Well timed novel?

Gonz

molṑn labé
Staff member
This is part of the prologue
The facility was not a pleasant place, but it was a necessary evil in a world chock full of sadistic deeds and misguided, brutal men. This was something that Mitch Rapp was more than aware of. That didn't mean that he had to like it. He was neither delicate nor squeamish. Rapp had killed more men than he could even attempt to count, and he had employed his craft in a variety of imaginative ways that spoke of the sheer depth of his skill. He was a modern day assassin who lived in a civilized country where such a term could never be used openly. His was a nation that loved to distinguish itself from the less refined nations of the world. A democracy that celebrated individual rights and freedom, a state that would never tolerate the open recruiting, training, and use of one of its own citizens for the specific purpose of covertly killing the citizens of another country, but that's exactly who Rapp was.

He was a modern day assassin who was conveniently called an operative so as not to offend the sensibilities of the cultured people who occupied the centers of power in Washington. If those very people knew of the existence of the facility they would fly into an indignant rage that would result in the partial or complete destruction of the CIA. These haters of America's capitalistic muscle wanted to analyze what we had done to evoke such hatred from the terrorists, all the while missing the point that they were using the logic of a seedy attorney defending a rapist. 'The woman had on a short skirt, sexy top and high heels, maybe she was looking for it?' America was a rude and arrogant country, they thought, run by selfish colonialist men who were out to exploit the resources of lesser countries.
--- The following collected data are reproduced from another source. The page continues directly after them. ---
# f90/Wave-U-Net

Measured on AMD Instinct MI355X. Metric: waveform samples/sec fwd+bwd, M1 12-level Wave-U-Net @1/2/4/8 GPU, higher is better.
Workload: dtype f32

## Files before the change

include/wun.h:

```cpp
#ifndef WUN_H
#define WUN_H

#include <stdint.h>

#ifdef __cplusplus
extern "C" {
#endif

typedef enum wun_status {
    WUN_OK = 0,
    WUN_ERR_INVALID = -1,
    WUN_ERR_UNSUPPORTED = -2,
    WUN_ERR_HIP = -3,
    WUN_ERR_NOMEM = -4
} wun_status;

typedef struct wun_config {
    int32_t num_layers;
    int32_t num_initial_filters;
    int32_t filter_size;
    int32_t merge_filter_size;
    int32_t input_filter_size;
    int32_t output_filter_size;
    int32_t upsampling;
// ... 512 lines not shown
#define WUN_OP_FIRST_CONV        7
#define WUN_PATH_NONE          0
#define WUN_PATH_SCALAR        1
#define WUN_PATH_VEC4          2
#define WUN_PATH_VEC8_BF16     3
#define WUN_PATH_ONE_STAGE     4
#define WUN_PATH_TWO_STAGE     5
#define WUN_PATH_GENERIC       6
#define WUN_PATH_FOUR_POSITION 7
#define WUN_PATH_NOT_FUSED     8
#define WUN_PATH_FUSED         9
#define WUN_PATH_FIRST_CONV    10
#define WUN_OP_WGRAD             8
#define WUN_PATH_WGRAD_DIRECT  11
#define WUN_PATH_WGRAD_SPLIT   12
int wun_op_last_path(int op);

int64_t wun_op_conv1d_bf16_scratch(int cin, int cout, int k);
int wun_op_conv1d_bf16(const float* x, const float* w, const float* bias, float* y, float* scratch,
                       int batch, int cin, int cout, int k, int t_in, int t_out, int stride, int pad_left,
                       int lrelu, void* stream);

int64_t wun_op_conv1d_dgrad_bf16_scratch(int cin, int cout, int k);
int wun_op_conv1d_dgrad_bf16(const float* dz, const float* w, float* dx, float* scratch, int batch, int cin,
                             int cout, int k, int t_in, int t_out, int stride, int pad_left, void* stream);

#define WUN_BF16_VARIANT_BASE 1000

typedef struct wun_op_conv_bf16_desc {
    int32_t mode, B, C0, C1, N, N0, K, Tin, Tout, shift;
// ... 48 lines not shown
```

wave-u-net_amd/_lib.py:

```python
import ctypes as C
import os

_HERE = os.path.dirname(os.path.abspath(__file__))
LIB_PATH = os.path.join(_HERE, os.environ.get("WUN_LIB", "libwun.so"))


class WunConfig(C.Structure):
    _fields_ = [(n, C.c_int32) for n in (
        "num_layers", "num_initial_filters", "filter_size", "merge_filter_size",
        "input_filter_size", "output_filter_size", "upsampling", "output_type", "context",
        "num_sources", "num_channels", "output_activation", "compute_dtype", "exclusive_streams")]


class WunPlanInfo(C.Structure):
    _fields_ = [("batch", C.c_int64), ("input_frames", C.c_int64), ("output_frames", C.c_int64),
                ("num_params", C.c_int64), ("arena_floats", C.c_int64),
                ("workspace_floats", C.c_int64), ("num_tensors", C.c_int64),
                ("num_outputs", C.c_int64), ("fwd_flops", C.c_double), ("bwd_flops", C.c_double),
                ("fwd_flops_dense", C.c_double), ("fwd_flops_unique", C.c_double),
                ("bwd_flops_unique", C.c_double), ("compute_dtype_effective", C.c_int64)]


class WunActivationInfo(C.Structure):
    _fields_ = [(n, C.c_int64) for n in ("offset", "batch_stride", "pitch", "channels", "frames", "t0", "tstep", "elem_bytes")]
# ... 58 lines not shown


class WunOpWgradDesc(C.Structure):
    _fields_ = ([(n, C.c_int32) for n in ("family", "B", "C0", "C1", "N", "K", "x0_pitch", "x1_pitch", "rows_bf16", "nparts")] +
                [(n, C.c_int32 * 2) for n in ("loader", "x0_off", "x1_off", "Tin", "shift", "Tq", "dz_pitch", "nsplit")] +
                [(n, C.c_int32) for n in ("accumulate", "force_mtw", "force_nw", "planes", "zss", "et")] +
                [("plane_off", C.c_int32 * 4)])


WGRAD_LDS, WGRAD_WIN, WGRAD_BF16, WGRAD_NARROW = range(4)
BF16_VARIANT_BASE = 1000

(OP_UPSAMPLE, OP_UPSAMPLE_BACKWARD, OP_INTERP_GRAD, OP_HEAD_FORWARD, OP_HEAD_DFEAT, OP_CONV_EPILOGUE, OP_BTC_TO_NCW) = range(7)
OP_FIRST_CONV = 7
OP_WGRAD = 8
(PATH_NONE, PATH_SCALAR, PATH_VEC4, PATH_VEC8_BF16, PATH_ONE_STAGE, PATH_TWO_STAGE, PATH_GENERIC, PATH_FOUR_POSITION,
 PATH_NOT_FUSED, PATH_FUSED, PATH_FIRST_CONV, PATH_WGRAD_DIRECT, PATH_WGRAD_SPLIT) = range(13)

BLEND_NO_RISE, BLEND_NO_FALL = 1, 2
SNIPPET_SWAP, SNIPPET_NEGATE = 1, 2
SPEED_RATES, SPEED_MAX_RATIO = 8, 64
STRETCH_JOBS = 64
SNIPPET_ROWS = 24

SPEC_TT_Z, SPEC_TT_MEAN, SPEC_TT_VAR, SPEC_TT_ACT, SPEC_TT_DROPOUT = range(5)

_P = C.c_void_p
_SIGS = {
    "wun_get_padding": (C.c_int, [C.POINTER(WunConfig), C.c_int64, C.POINTER(C.c_int64),
                                  C.POINTER(C.c_int64)]),
# ... 326 lines not shown
```

wave-u-net_amd/csrc/wun_internal.h:

```cpp
#pragma once
#include <hip/hip_runtime.h>
#include <stdint.h>
#include <initializer_list>
#include <string>

namespace wun {

enum { LOADER_DIRECT = 0, LOADER_DEINT = 1 };

enum WunEarlyWindow { EW_DEFAULT, EW_OFF, EW_DEEP, EW_ALL };
enum WunEventScope { EV_DEFAULT, EV_SYSTEM, EV_DEVICE };
enum WunSidePrio { PRIO_DEFAULT, PRIO_LOW, PRIO_HIGH, PRIO_NORMAL };
struct WunSwitches {
    bool no_dedup = false;
    WunEarlyWindow early_window = EW_DEFAULT;
    bool odd_fuse_set = false;
    int odd_fuse_min = 64;
    bool no_odd_align = false;
    bool no_fuse_ups = false;
    bool bf16_head_serial = false;
    bool single_stream = false;
    WunSidePrio side_prio = PRIO_DEFAULT;
    WunEventScope event_scope = EV_DEFAULT;
    bool no_win = false;
// ... 74 lines not shown
    int KW;
    int loader;
    const float* dz; long long dzbs; int dzpitch; int N; int Tq;
    float* out;
    int direct;
    int split_base;
    int nsplit; int units_per_split; int nQT; int B;
    int ablate;
    int force_mtw, force_nw;
    int bf16;
    int win;
    int sbf;
    int accum;
};

struct WgradGeom { int MTW, NW, nMG, nNG, TK, XP, ZP, nChMax, ONESP, XW4; size_t lds; };
WgradGeom wgrad_geom(const WgradArgs& a);
bool wgrad_win_supported(const WgradArgs& a);
long long wgrad_win_partial_floats(const WgradArgs& a, const WunSwitches& sw);
int wgrad_win_units(const WgradArgs& a, const WunSwitches& sw);
int wgrad_win_tiles(const WgradArgs& a, const WunSwitches& sw);
hipError_t launch_wgrad_win(const WgradArgs& a, hipStream_t s, const WunSwitches& sw);
hipError_t launch_wgrad_win_reduce(const WgradArgs& a, const float* partial, int nsplit, float* out_w, float* out_b,
                                   hipStream_t s, const WunSwitches& sw);
struct WgradBfGeom { int MTW, NW, NCB, nCB, nMG, nNG, TK, XW4, XROWS, ZPe; size_t lds; };
bool wgrad_bf16_supported(const WgradArgs& a);
WgradBfGeom wgrad_bf16_geom(const WgradArgs& a);
hipError_t launch_wgrad_bf16(const WgradArgs& a, hipStream_t s);
hipError_t launch_wgrad_bf16_reduce(const WgradArgs& a, const float* partial, int nsplit, float* out_w, float* out_b,
                                    hipStream_t s);

struct NarrowWgradArgs {
// ... 189 lines not shown
```

wave-u-net_amd/csrc/wun_kernels.hip:

```cpp
#include "wun_device.h"

#include <cstdio>
#include <cstdlib>
#include <map>
#include <mutex>
#include <string>
#include <algorithm>
#include <vector>

namespace wun {

__device__ __forceinline__ f32x4 mfma16(float a, float b, f32x4 c) {
    return __builtin_amdgcn_mfma_f32_16x16x4f32(a, b, c, 0, 0, 0);
}

__host__ __device__ static inline int fit_pitch(int width, int mod32) {
    return width + (((mod32 - (width % 32)) % 32) + 32) % 32;
}

struct ProfSlot { std::string name; std::string tag; double flops; double bytes; hipEvent_t e0, e1, c0, c1; };
static std::vector<ProfSlot> g_prof;
static bool g_prof_on = false;
static bool g_prof_detail = false;
static std::mutex g_prof_mu;
// ... 1234 lines not shown
        WUN_CV(24, 6, 2, 4, 1, 8) WUN_CV(25, 6, 3, 4, 1, 8)
        WUN_CV4(26, 4, 3, 4, 1, 4) WUN_CV4(27, 2, 3, 4, 1, 4) WUN_CV4(28, 3, 3, 4, 1, 4) WUN_CV4(29, 2, 2, 4, 1, 4)
        WUN_CV4(30, 3, 2, 4, 1, 4) WUN_CV4(31, 4, 5, 4, 1, 4) WUN_CV4(32, 3, 5, 4, 1, 4) WUN_CV4(33, 2, 5, 4, 1, 4)
#define WUN_CF(i, MT, NW, WT, WN, CK) case i: return conv_launch_t<MT, NW, WT, WN, CK, true, true>(a, v, part, part_cap, s, sw);
        WUN_CF(34, 1, 2, 4, 1, 8) WUN_CF(35, 1, 3, 4, 1, 8) WUN_CF(36, 2, 2, 4, 1, 8) WUN_CF(37, 2, 3, 4, 1, 8)
        WUN_CF(38, 2, 3, 2, 2, 8) WUN_CF(39, 4, 3, 2, 2, 8) WUN_CF(40, 2, 2, 2, 2, 8) WUN_CF(41, 4, 2, 2, 2, 8)
#undef WUN_CF
        default: return hipErrorInvalidValue;
    }
#undef WUN_CV
#undef WUN_CV4
}

#define WUN_WG_XIT 8

template <int MTW, int NW, bool ACC = false>
__global__ __launch_bounds__(256, 2) void wgrad_mfma_kernel(WgradArgs a, int nMG, int nNG, int TK,
                                                         int XP, int ZP, int nChMax, int ONESP,
                                                         int XW4) {
    extern __shared__ __attribute__((aligned(16))) float lds[];
    constexpr int MG = 4 * MTW * 16;
    constexpr int NG = NW * 16;
    constexpr int ZIT = (NG * 32 + 255) / 256;
    const bool deint = (a.loader == LOADER_DEINT);
    const int planes = deint ? 2 : 1;
    float* Xs = lds + ONESP;
    float* Zs = Xs + nChMax * planes * XP;

    const int tid = threadIdx.x;
    const int lane = tid & 63;
    const int li = lane & 15, lg = lane >> 4;
    const int wave = __builtin_amdgcn_readfirstlane(tid >> 6);
    int bid = xcd_contiguous_block((int)blockIdx.x, (int)gridDim.x);
    const int ng = bid % nNG; bid /= nNG;
    const int mg = bid % nMG;
    const int split = bid / nMG;

    const int Ctot = a.C0 + a.C1;
    const int Mtot = Ctot * a.KW;
    const int rlo = mg * MG;
    const int cLo = rlo / a.KW;
    int cHi = (rlo + MG - 1) / a.KW;
    if (cHi > Ctot - 1) cHi = Ctot - 1;
    const int nCh = cHi - cLo + 1;

    const int delta0 = ((a.off0 - a.shift) % 4 + 4) % 4;
    const int delta1 = ((a.off1 - a.shift) % 4 + 4) % 4;

    int rowoff[MTW];
    int nact = 0;
#pragma unroll
    for (int mt = 0; mt < MTW; ++mt) {
        const int rt = rlo + (wave * MTW + mt) * 16;
        if (rt <= Mtot) nact = mt + 1;
        const int r = rt + li;
        int off = 0;
        if (r < Mtot) {
            const int c = r / a.KW, k = r - c * a.KW;
            const int kd = k + (c < a.C0 ? delta0 : delta1);
            off = ONESP + (c - cLo) * planes * XP + (deint ? ((kd & 1) * XP + (kd >> 1)) : kd);
        }
        rowoff[mt] = off;
    }
    for (int i = tid; i < ONESP; i += 256) lds[i] = 1.f;

    f32x4 acc[MTW][NW];
#pragma unroll
    for (int m = 0; m < MTW; ++m)
#pragma unroll
        for (int n = 0; n < NW; ++n) acc[m][n] = (f32x4){0.f, 0.f, 0.f, 0.f};

    f32x4 xreg[WUN_WG_XIT];
    f32x4 zreg[ZIT];
    const int TK4 = TK >> 2;
    const float inv_xw4 = 1.0f / (float)XW4, inv_tk4 = 1.0f / (float)TK4;

    int xpk[WUN_WG_XIT];
    int zpk[ZIT];
#pragma unroll
    for (int i = 0; i < WUN_WG_XIT; ++i) {
        const int f = tid + i * 256;
        const int row = (int)(((float)f + 0.5f) * inv_xw4);
        const int c4 = f - row * XW4;
        const bool rok = row < nCh;
        const int ldsoff = deint ? (row * 2) * XP + 2 * c4 : row * XP + 4 * c4;
        xpk[i] = rok ? (int)(0x80000000u | ((unsigned)row << 23) | ((unsigned)c4 << 16) | (unsigned)ldsoff)
                     : (int)((unsigned)c4 << 16);
    }
#pragma unroll
    for (int i = 0; i < ZIT; ++i) {
        const int f = tid + i * 256;
        const int row = (int)(((float)f + 0.5f) * inv_tk4);
        const int c4 = f - row * TK4;
        zpk[i] = row < NG ? (int)(0x80000000u | ((unsigned)row << 23) | ((unsigned)c4 << 16) | (unsigned)(row * ZP + 4 * c4))
                          : (int)((unsigned)c4 << 16);
    }

    auto load_unit = [&](int u) {
        const int b = u / a.nQT, qt = u - b * a.nQT;
        const int q0 = qt * TK;
        const int tb = (deint ? 2 * q0 : q0) - a.shift;
        const float* base0 = a.src0 + (long long)b * a.bs0;
        const float* base1 = (a.C1 > 0) ? a.src1 + (long long)b * a.bs1 : base0;
        const int e00 = (tb + a.off0) & ~3, e01 = (tb + a.off1) & ~3;
#pragma unroll
        for (int i = 0; i < WUN_WG_XIT; ++i) {
            int pk = xpk[i];
            asm volatile("" : "+v"(pk));
            int c = cLo + ((pk >> 23) & 255);
            c = c < Ctot ? c : Ctot - 1;
            const bool s1 = c >= a.C0;
            const int xro = s1 ? (c - a.C0) * a.pitch1 : c * a.pitch0;
            int e = (s1 ? e01 : e00) + (((pk >> 16) & 127) << 2);
            const int emax = (s1 ? a.pitch1 : a.pitch0) - 4;
            e = e < 0 ? 0 : (e > emax ? emax : e);
            xreg[i] = *reinterpret_cast<const f32x4*>((s1 ? base1 : base0) + xro + e);
        }
        const float* zb = a.dz + (long long)b * a.dzbs;
        const int qmax = a.dzpitch - 4;
#pragma unroll
        for (int i = 0; i < ZIT; ++i) {
            int pk = zpk[i];
            asm volatile("" : "+v"(pk));
            const int nn = ng * NG + ((pk >> 23) & 255);
            const int zro = (pk < 0 && nn < a.N ? nn : 0) * a.dzpitch;
            int q = q0 + (((pk >> 16) & 127) << 2);
            q = q > qmax ? qmax : q;
            zreg[i] = *reinterpret_cast<const f32x4*>(zb + zro + q);
        }
    };
    auto store_unit = [&](int u) {
        const int b = u / a.nQT, qt = u - b * a.nQT;
        const int q0 = qt * TK;
        const int tb = (deint ? 2 * q0 : q0) - a.shift;
        int nq = a.Tq - q0; if (nq > TK) nq = TK;
        const int span = 4 * XW4;
        const int t00 = ((tb + a.off0) & ~3) - a.off0, t01 = ((tb + a.off1) & ~3) - a.off1;
        const bool xedge = t00 < 0 || t00 + span > a.Tin || (a.C1 > 0 && (t01 < 0 || t01 + span > a.Tin));
#pragma unroll
        for (int i = 0; i < WUN_WG_XIT; ++i) {
            int pk = xpk[i];
            asm volatile("" : "+v"(pk));
            if (pk < 0) {
                f32x4 v = xreg[i];
                if (xedge) {
                    const bool s1 = cLo + ((pk >> 23) & 255) >= a.C0;
                    const int t0 = (s1 ? t01 : t00) + (((pk >> 16) & 127) << 2);
#pragma unroll
                    for (int k = 0; k < 4; ++k)
                        if (t0 + k < 0 || t0 + k >= a.Tin) v[k] = 0.f;
                }
                float* dstp = Xs + (pk & 0xFFFF);
                if (!deint) {
                    *reinterpret_cast<f32x4*>(dstp) = v;
                } else {
                    *reinterpret_cast<float2*>(dstp) = make_float2(v[0], v[2]);
                    *reinterpret_cast<float2*>(dstp + XP) = make_float2(v[1], v[3]);
                }
            }
        }
        const bool zedge = nq < TK;
#pragma unroll
        for (int i = 0; i < ZIT; ++i) {
            int pk = zpk[i];
            asm volatile("" : "+v"(pk));
            if (pk < 0) {
                f32x4 v = zreg[i];
                if (zedge) {
                    const int c4x = ((pk >> 16) & 127) << 2;
#pragma unroll
                    for (int k = 0; k < 4; ++k)
                        if (c4x + k >= nq) v[k] = 0.f;
                }
                float* p = Zs + (pk & 0xFFFF);
                *reinterpret_cast<float2*>(p) = make_float2(v[0], v[1]);
                *reinterpret_cast<float2*>(p + 2) = make_float2(v[2], v[3]);
            }
        }
        (void)b;
    };

    const int nunits = a.B * a.nQT;
    const int u0 = split * a.units_per_split;
    int u1 = u0 + a.units_per_split;
    if (u1 > nunits) u1 = nunits;
    constexpr bool wb_noload = false, wb_nostore = false, wb_nomfma = false, wb_noepi = false;
    if (u0 < u1 && !wb_noload) load_unit(u0);
    for (int u = u0; u < u1; ++u) {
        const int qt = u % a.nQT;
        int nq = a.Tq - qt * TK; if (nq > TK) nq = TK;
        const int nsteps = (nq + 3) >> 2;
        __syncthreads();
        if (!wb_nostore) store_unit(u);
        __syncthreads();
        if (u + 1 < u1 && !wb_noload) load_unit(u + 1);
        if (!wb_nomfma) {
            auto run_unit = [&](auto full_tag) {
                constexpr bool FULL = decltype(full_tag)::value;
                float a0[MTW], b0[NW], a1[MTW], b1[NW];
                auto ldop = [&](int st, float (&av)[MTW], float (&bv)[NW]) {
#pragma unroll
                    for (int mt = 0; mt < MTW; ++mt) av[mt] = lds[rowoff[mt] + 4 * st + lg];
#pragma unroll
                    for (int n = 0; n < NW; ++n) bv[n] = Zs[(n * 16 + li) * ZP + 4 * st + lg];
                };
// ... 51 lines not shown
            for (int n = 0; n < NW; ++n) tile[(mt * NW + n) * 64] = acc[mt][n];
        return;
    }
    float* outp = a.out;
#pragma unroll
    for (int mt = 0; mt < MTW; ++mt) {
        if (mt >= nact) continue;
#pragma unroll
        for (int n = 0; n < NW; ++n) {
            const int col = ng * NG + n * 16 + li;
            if (col >= a.N) continue;
#pragma unroll
            for (int r4 = 0; r4 < 4; ++r4) {
                const int r = rlo + (wave * MTW + mt) * 16 + lg * 4 + r4;
                if (r < Mtot) {
                    const int c = r / a.KW, k = r - c * a.KW;
                    grad_st<ACC>(&outp[((long long)k * Ctot + c) * a.N + col], acc[mt][n][r4]);
                } else if (r == Mtot) {
                    grad_st<ACC>(&outp[(long long)Mtot * a.N + col], acc[mt][n][r4]);
                }
            }
        }
    }
}
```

Maybe we were asking for this terrorist attack.


Under their narrow definition, the Washington elite would call this place a torture chamber. Rapp, however, knew what real torture was. And it wasn't this. This was coercion, this was sensory deprivation, it was interrogation, but it wasn't real torture. Real torture is causing a person so much unthinkable pain that he or she begged to be killed. It was hooking alligator clips to a man's privates and sending jolts of searing electricity through his body. It was gang raping a woman day after day until she slipped into a coma. It was forcing a man to watch as his wife and kids were sodomized by a bunch of thugs. It was making a man eat his own excrement. Torture was monstrous. It was barbaric. It could also be wildly ineffective. It was monstrous, it was barbaric. Time and time again such methods proved that most prisoners would say or do almost anything to stop the pain, sign any confession, create terrorist plots that didn't exist, even turn on their own parents.

Now, Mitch Rapp was a practical man, however, and the prisoners sitting cuffed to the chair on the other side of the glass knew firsthand what real torture was. The organization he worked for was notorious for its treatment of political prisoners. If anyone was deserving of a good beating, it was this vile bastard, but still there were other things to consider. Rapp didn't like torture, not only because of its effect on the person being brutalized, but for what it did to the person whose sanctioning carried it out. He had no desire to sink to those depths unless it was a last resort, but unfortunately they were quickly approaching that point. Lives were at stake. Two CIA operatives were already dead thanks to the duplicitous scum in the other room and many more lives were in the balance. Something was in the works, and if Rapp didn't find out what it was, hundreds, maybe thousands, of innocent people would die.